Man!. I can only imagine the whole bench moving . Of course, compared to my mini-lathe, that Atlas 10" sure looks a lot more serious!

Will


----------



## sortafast (Jan 12, 2006)

that bench is core. Theres enough room left up there to put a Mini mill, convert the whole mess to cnc, and put the comp up there. Nice work BTW. I think if i were to do that it would lend itself to the term hack very well. Lack of patience is not a good thing when working on stuff.


----------



## wquiles (Jan 12, 2006)

sortafast said:


> that bench is core. Theres enough room left up there to put a Mini mill, convert the whole mess to cnc, and put the comp up there. Nice work BTW. I think if i were to do that it would lend itself to the term hack very well. Lack of patience is not a good thing when working on stuff.
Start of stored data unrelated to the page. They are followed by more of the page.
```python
def linear_head(mods, h: torch.Tensor):
    fusable = (HEAD_WGRAD_SIDE and h.is_cuda and len(mods) == 5 and
               all(isinstance(m, CayleyLinear) and m.training and m.bias is not None for m in mods[0::2]) and
               all(isinstance(m, GroupSort) for m in mods[1::2]) and torch.is_grad_enabled())
    if not fusable:
        for m in mods:
            h = m(h)
        return h
    l1, l2, l3 = mods[0::2]
    Q1 = l1.forward_weight()
    (Q2, j2), (Q3, j3) = l2.forward_weight_unjoined(), l3.forward_weight_unjoined()
    return _LinearHeadFn.apply(h.contiguous(), Q1, l1.bias, Q2, l2.bias, Q3, l3.bias, (j2, j3))


class _GroupSortFn(torch.autograd.Function):
    @staticmethod
    def forward(ctx, x, cdim: int):
        from . import ops
        y = ops.groupsort_forward(x, cdim)
        ctx.save_for_backward(x)
        ctx.cdim = cdim
        return y

    @staticmethod
# ... 263 lines not shown
```

fi-ode_amd/fiode_amd/checkpoint.py:

```python
from __future__ import annotations

import os
from typing import Any, Dict, Iterable, Optional, Tuple

import torch
from torch import nn

LIGHTNING_VERSION = "1.6.0"


class CheckpointError(RuntimeError):
    pass


def read_checkpoint(path: str | os.PathLike, map_location: Any = "cpu") -> Dict[str, Any]:
    try:
        ck = torch.load(path, map_location=map_location, weights_only=True)
    except Exception as e:
        raise CheckpointError(f"cannot read {path} with torch.load(weights_only=True): {e}") from e
    if not isinstance(ck, dict):
        raise CheckpointError(f"{path}: expected a dict checkpoint, got {type(ck).__name__}")
    return ck


# ... 4 lines not shown
        raise CheckpointError(f"non-tensor entries in the state_dict: {bad[:5]}")
    return sd


def load_state(module: nn.Module, state_dict: Dict[str, torch.Tensor], strict: bool = False
               ) -> Tuple[list, list]:
    own = module.state_dict()
    shape_bad = [(k, tuple(v.shape), tuple(own[k].shape)) for k, v in state_dict.items()
                 if k in own and tuple(own[k].shape) != tuple(v.shape)]
    if shape_bad:
        raise CheckpointError("shape mismatch (key, checkpoint, module): " + "; ".join(map(str, shape_bad[:5])))
    res = module.load_state_dict(state_dict, strict=strict)
    for m in module.modules():
        if getattr(m, "_pre", None) is not None:
            m._pre = None
    return list(res.missing_keys), list(res.unexpected_keys)


def load_from_checkpoint(module: nn.Module, path: str | os.PathLike, strict: bool = False,
                         map_location: Any = None) -> Dict[str, Any]:
    ck = read_checkpoint(path, map_location="cpu" if map_location is None else map_location)
    sd = checkpoint_state_dict(ck)
    missing, unexpected = load_state(module, sd, strict=strict)
    return dict(missing_keys=missing, unexpected_keys=unexpected, epoch=ck.get("epoch"),
                global_step=ck.get("global_step"))


def save_checkpoint(module: nn.Module, path: str | os.PathLike, epoch: int = 0, global_step: int = 0,
                    optimizers: Optional[Iterable[torch.optim.Optimizer]] = None,
                    extra: Optional[Dict[str, Any]] = None) -> None:
# ... 40 lines not shown
```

Thanks. The used Cummins 7x12 that I got included a small mill attachment, so at least short term, I will not be buying a mini-mill (yet!).

Will


----------



## wquiles (Jan 13, 2006)

Guys,

I am about to actually mount the mini-lathe on that bench in the photos, and I have a potentially stupid question in terms of making the most use of the space on that bench. Maybe I am worrying too much about doing this "perfectly", but I figure you guys must have a strong opinion of what works and what does not 

From left to right, where within the bench should I bolt the lathe? To the left-most side of the bench? To the right-most side of the bench? To the middle of the bench? 

What about front to back? I am thinking in the middle, but I really don't know what is most practical?

Will


----------



## gadget_lover (Jan 13, 2006)

I can't speak with authority, but I think you will be best served by placing to the left side. You do not need to bolt it down inititially, so you can play with it a bit.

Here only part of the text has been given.